Task objective:
Tally the lines in these records that hold the string "NWMASK", and reply with the number alone.

Information given:

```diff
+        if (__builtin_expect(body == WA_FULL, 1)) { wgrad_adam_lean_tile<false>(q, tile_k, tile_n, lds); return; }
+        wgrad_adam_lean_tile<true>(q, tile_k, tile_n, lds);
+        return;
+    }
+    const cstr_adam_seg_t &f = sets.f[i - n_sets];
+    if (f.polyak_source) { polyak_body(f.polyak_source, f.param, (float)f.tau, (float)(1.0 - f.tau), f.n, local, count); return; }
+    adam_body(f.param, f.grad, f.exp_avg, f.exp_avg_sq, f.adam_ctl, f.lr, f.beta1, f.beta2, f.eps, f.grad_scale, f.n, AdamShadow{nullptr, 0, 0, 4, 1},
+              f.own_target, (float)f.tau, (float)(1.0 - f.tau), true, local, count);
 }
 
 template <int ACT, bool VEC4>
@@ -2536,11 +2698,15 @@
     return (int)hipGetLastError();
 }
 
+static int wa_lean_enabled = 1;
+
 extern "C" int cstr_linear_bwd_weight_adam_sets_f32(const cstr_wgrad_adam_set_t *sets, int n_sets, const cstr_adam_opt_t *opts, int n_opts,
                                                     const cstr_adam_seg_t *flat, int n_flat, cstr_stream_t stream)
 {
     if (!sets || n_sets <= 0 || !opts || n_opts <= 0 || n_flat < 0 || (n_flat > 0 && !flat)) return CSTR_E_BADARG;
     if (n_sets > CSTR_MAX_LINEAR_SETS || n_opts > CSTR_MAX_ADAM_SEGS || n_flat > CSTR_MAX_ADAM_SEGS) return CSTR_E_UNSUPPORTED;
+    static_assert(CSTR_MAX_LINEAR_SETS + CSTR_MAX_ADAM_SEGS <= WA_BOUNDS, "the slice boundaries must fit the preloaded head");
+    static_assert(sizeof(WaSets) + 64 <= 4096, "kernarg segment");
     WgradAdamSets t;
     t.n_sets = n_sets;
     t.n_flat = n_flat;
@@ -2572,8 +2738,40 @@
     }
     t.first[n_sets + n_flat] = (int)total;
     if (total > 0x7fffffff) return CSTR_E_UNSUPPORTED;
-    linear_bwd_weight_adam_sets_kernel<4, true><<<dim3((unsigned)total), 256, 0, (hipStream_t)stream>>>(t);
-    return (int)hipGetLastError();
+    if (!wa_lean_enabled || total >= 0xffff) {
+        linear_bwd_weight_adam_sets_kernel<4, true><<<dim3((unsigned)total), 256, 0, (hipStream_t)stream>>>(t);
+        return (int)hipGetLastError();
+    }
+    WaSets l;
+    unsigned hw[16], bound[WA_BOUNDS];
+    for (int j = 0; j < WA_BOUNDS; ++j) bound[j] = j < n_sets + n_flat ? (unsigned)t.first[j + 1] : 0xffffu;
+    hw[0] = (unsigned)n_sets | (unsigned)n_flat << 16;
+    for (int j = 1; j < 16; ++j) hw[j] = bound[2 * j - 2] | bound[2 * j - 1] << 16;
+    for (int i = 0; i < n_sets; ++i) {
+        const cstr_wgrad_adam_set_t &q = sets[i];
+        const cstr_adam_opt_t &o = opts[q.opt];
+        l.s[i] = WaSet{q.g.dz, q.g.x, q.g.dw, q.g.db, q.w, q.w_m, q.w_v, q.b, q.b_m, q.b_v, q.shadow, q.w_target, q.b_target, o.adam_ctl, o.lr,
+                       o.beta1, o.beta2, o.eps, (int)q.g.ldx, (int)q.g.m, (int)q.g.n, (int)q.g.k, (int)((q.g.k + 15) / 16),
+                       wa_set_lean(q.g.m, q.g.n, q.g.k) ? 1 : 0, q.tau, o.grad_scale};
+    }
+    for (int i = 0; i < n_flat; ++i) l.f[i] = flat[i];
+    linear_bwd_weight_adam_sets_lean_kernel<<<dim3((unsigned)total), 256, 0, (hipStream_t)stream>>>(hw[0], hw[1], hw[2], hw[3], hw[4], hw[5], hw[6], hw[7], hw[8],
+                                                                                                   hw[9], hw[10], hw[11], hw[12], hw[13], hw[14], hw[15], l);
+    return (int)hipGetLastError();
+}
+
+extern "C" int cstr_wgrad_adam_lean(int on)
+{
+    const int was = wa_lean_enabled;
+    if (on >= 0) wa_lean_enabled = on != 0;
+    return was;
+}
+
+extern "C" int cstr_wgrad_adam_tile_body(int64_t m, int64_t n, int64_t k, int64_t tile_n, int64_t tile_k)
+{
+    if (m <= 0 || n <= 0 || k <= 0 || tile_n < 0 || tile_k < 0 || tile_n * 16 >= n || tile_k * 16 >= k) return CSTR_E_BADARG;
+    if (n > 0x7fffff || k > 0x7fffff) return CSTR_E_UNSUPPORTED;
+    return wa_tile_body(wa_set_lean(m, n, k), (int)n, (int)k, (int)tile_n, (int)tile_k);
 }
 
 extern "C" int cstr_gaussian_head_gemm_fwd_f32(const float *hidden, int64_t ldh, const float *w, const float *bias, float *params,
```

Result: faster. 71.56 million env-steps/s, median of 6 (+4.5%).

...

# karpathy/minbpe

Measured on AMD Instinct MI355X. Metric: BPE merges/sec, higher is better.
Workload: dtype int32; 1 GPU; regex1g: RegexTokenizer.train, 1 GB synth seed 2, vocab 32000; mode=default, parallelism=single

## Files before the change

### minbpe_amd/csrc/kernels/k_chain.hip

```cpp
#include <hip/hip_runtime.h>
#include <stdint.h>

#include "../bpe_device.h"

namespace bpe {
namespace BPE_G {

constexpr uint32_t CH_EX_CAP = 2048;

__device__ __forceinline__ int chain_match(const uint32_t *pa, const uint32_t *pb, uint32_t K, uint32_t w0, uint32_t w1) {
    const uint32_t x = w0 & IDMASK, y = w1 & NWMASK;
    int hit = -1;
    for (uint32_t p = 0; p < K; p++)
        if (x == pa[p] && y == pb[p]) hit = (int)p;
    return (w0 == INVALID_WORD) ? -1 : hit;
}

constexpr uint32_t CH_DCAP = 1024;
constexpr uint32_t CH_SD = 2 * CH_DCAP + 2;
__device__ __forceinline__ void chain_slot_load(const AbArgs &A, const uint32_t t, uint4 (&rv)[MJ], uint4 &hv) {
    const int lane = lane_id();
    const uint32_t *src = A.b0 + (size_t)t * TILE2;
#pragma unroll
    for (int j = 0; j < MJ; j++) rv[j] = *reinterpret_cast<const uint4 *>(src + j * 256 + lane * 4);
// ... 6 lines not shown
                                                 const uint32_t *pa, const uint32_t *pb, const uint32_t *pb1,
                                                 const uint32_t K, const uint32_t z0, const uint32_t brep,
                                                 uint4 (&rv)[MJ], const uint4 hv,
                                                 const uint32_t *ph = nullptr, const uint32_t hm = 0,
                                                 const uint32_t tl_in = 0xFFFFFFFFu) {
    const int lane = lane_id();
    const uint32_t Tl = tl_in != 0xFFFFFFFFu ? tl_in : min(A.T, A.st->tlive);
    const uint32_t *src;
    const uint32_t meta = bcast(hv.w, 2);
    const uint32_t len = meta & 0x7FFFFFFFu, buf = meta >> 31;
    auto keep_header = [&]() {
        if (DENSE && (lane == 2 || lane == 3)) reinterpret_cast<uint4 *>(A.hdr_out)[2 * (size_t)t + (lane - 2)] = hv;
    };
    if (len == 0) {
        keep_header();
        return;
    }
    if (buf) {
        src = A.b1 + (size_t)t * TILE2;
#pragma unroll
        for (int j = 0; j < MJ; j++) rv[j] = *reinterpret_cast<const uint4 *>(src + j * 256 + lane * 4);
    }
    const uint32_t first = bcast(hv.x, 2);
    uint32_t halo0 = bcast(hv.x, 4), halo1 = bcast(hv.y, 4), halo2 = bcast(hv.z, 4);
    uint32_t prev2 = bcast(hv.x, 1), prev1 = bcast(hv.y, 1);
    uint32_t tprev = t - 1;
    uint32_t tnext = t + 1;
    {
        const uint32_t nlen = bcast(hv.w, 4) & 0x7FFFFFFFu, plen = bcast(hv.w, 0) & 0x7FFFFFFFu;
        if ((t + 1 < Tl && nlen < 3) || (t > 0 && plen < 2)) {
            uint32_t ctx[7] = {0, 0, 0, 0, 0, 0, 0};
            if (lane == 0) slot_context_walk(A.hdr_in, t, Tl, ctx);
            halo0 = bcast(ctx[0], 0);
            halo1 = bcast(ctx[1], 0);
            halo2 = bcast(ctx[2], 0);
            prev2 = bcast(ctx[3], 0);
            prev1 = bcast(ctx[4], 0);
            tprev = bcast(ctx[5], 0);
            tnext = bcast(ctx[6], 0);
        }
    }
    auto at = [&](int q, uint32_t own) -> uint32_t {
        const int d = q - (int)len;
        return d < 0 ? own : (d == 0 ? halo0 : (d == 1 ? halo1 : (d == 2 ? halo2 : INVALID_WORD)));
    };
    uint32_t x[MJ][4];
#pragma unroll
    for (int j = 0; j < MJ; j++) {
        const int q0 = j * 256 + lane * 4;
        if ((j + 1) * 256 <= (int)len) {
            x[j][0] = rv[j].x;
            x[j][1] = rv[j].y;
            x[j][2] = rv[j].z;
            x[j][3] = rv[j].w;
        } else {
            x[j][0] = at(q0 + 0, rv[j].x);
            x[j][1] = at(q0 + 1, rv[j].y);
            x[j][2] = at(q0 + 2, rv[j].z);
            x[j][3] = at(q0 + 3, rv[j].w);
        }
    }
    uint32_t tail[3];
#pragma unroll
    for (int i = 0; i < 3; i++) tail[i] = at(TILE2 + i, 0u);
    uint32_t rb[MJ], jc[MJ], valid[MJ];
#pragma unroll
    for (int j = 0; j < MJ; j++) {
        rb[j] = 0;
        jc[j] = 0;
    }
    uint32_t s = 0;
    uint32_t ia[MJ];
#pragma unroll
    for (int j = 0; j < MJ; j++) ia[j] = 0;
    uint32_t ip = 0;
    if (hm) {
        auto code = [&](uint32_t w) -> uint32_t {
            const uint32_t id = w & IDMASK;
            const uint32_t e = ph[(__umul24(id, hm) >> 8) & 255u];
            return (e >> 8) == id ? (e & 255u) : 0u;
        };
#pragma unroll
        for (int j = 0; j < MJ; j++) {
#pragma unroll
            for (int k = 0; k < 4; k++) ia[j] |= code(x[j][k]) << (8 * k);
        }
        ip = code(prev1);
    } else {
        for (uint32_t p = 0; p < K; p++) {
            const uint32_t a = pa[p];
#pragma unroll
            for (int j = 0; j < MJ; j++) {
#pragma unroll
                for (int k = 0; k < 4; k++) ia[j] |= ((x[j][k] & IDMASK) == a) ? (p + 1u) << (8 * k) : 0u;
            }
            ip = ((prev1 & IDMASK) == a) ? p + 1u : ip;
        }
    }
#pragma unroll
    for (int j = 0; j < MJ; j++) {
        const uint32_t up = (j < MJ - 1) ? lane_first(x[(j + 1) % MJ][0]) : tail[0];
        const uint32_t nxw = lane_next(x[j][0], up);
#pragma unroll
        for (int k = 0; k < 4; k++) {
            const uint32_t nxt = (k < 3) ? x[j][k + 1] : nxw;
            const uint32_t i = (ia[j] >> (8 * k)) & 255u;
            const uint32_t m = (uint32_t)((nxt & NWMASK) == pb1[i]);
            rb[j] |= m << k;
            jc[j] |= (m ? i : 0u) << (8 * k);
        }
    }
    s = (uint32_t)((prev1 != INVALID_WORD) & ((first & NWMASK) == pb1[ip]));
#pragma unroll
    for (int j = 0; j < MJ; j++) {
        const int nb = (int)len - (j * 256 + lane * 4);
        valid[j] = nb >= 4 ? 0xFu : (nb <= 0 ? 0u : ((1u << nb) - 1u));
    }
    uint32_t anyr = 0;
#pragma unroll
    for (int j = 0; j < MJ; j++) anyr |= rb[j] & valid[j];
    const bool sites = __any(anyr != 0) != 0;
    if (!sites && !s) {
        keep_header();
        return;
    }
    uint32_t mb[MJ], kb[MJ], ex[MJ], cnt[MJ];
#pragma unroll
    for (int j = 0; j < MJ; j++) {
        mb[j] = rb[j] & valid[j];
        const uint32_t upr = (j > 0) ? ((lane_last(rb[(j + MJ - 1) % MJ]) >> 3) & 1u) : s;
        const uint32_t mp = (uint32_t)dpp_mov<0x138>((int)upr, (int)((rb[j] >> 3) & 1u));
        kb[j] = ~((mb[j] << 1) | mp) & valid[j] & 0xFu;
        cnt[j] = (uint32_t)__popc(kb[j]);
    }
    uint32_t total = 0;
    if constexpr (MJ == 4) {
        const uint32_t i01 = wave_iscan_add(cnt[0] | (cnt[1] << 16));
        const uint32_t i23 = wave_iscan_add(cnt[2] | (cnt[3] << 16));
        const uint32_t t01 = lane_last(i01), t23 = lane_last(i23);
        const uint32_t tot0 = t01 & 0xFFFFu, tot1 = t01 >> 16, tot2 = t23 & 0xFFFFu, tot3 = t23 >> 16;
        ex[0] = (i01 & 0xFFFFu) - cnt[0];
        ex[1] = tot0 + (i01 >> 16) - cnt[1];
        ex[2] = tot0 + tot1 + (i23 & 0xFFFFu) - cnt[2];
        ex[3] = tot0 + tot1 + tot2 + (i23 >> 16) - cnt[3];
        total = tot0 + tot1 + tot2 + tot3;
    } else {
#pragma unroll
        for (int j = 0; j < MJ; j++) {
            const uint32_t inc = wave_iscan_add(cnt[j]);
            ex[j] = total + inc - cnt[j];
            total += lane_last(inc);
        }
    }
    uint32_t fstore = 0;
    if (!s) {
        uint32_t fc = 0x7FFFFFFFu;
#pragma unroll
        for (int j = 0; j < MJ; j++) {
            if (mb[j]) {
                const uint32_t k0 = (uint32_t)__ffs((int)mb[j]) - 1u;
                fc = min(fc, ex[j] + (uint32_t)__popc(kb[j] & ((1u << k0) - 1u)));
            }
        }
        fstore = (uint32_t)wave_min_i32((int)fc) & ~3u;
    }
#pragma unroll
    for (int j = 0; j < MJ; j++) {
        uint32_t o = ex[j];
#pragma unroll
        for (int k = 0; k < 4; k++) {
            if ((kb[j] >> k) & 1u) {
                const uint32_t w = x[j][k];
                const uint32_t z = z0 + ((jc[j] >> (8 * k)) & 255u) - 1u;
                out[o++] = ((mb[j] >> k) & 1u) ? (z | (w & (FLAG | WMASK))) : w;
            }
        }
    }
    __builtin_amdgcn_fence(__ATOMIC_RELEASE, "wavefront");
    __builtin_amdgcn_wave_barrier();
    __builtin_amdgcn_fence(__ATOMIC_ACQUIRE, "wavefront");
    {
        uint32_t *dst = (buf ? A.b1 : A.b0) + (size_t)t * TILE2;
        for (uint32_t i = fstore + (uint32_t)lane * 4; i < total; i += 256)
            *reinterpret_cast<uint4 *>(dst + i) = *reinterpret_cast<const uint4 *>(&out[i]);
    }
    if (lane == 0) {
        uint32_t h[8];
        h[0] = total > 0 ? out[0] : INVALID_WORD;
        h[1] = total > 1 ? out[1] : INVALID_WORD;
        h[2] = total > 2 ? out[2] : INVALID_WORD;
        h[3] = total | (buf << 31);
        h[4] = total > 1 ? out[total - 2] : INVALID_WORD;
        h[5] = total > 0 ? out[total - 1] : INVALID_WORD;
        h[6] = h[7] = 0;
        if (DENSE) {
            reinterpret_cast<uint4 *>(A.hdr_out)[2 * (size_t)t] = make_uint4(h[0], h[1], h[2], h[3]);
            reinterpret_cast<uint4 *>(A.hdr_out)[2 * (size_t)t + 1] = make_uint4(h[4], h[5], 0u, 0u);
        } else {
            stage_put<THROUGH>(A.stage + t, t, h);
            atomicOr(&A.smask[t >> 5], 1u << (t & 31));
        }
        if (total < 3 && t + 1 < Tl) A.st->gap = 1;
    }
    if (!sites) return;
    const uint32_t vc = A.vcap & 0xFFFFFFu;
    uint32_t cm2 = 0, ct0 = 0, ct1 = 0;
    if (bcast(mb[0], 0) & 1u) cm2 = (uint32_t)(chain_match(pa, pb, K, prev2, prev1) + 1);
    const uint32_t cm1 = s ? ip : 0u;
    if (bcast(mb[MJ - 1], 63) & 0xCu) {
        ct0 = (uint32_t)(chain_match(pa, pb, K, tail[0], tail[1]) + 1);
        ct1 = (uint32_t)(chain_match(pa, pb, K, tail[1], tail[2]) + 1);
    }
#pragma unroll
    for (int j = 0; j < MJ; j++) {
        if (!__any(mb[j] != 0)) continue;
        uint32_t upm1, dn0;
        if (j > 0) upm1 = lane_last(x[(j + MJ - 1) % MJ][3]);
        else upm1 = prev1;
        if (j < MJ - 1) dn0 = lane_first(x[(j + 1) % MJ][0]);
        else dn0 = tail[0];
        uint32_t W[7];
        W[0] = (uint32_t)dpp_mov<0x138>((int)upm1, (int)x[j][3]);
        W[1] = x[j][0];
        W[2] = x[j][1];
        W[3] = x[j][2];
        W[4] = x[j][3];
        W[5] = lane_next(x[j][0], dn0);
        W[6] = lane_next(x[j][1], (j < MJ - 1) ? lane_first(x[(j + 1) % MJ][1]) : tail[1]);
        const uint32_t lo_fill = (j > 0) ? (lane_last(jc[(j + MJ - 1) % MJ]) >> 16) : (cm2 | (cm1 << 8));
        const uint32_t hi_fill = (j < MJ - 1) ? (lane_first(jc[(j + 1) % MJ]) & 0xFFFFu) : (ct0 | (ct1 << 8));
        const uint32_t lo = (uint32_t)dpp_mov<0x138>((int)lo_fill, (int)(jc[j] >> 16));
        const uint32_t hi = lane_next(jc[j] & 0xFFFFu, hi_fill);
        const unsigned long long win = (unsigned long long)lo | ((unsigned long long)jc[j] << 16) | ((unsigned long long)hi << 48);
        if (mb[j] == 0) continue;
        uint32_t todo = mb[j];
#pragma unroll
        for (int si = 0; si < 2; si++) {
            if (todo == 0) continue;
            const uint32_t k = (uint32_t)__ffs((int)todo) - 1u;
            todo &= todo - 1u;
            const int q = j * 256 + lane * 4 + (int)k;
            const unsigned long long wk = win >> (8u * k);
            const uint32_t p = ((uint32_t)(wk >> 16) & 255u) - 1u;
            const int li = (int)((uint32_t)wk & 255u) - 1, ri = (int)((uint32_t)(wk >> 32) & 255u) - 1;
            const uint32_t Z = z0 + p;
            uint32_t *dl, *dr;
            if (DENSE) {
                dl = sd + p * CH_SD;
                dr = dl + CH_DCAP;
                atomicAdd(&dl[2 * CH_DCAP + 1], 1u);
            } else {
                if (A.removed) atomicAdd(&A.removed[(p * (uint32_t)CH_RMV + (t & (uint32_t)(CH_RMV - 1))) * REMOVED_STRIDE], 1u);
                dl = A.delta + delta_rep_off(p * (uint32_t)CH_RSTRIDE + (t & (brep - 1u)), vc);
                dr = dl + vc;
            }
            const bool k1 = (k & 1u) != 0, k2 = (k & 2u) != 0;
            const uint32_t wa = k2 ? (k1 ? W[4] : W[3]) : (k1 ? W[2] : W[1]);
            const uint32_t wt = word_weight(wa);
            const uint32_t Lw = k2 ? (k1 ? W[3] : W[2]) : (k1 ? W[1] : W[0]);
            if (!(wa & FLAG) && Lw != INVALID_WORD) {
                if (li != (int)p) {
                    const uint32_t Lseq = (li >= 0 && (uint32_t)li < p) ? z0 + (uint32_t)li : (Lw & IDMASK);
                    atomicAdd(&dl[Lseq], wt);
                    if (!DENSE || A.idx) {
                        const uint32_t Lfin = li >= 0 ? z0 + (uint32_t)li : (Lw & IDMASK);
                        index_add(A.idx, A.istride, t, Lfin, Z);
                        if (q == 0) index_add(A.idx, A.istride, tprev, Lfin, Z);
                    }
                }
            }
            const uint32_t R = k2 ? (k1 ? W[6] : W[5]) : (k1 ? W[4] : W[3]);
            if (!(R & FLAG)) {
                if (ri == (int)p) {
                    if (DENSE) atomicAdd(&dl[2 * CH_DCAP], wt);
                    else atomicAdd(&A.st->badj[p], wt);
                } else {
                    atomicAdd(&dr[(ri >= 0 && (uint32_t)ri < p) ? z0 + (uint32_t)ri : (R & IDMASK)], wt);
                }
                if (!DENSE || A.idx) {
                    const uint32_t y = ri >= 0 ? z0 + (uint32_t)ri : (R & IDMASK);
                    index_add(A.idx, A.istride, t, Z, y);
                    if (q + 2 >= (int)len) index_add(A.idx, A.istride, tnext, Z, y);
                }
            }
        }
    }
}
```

Answer section:
3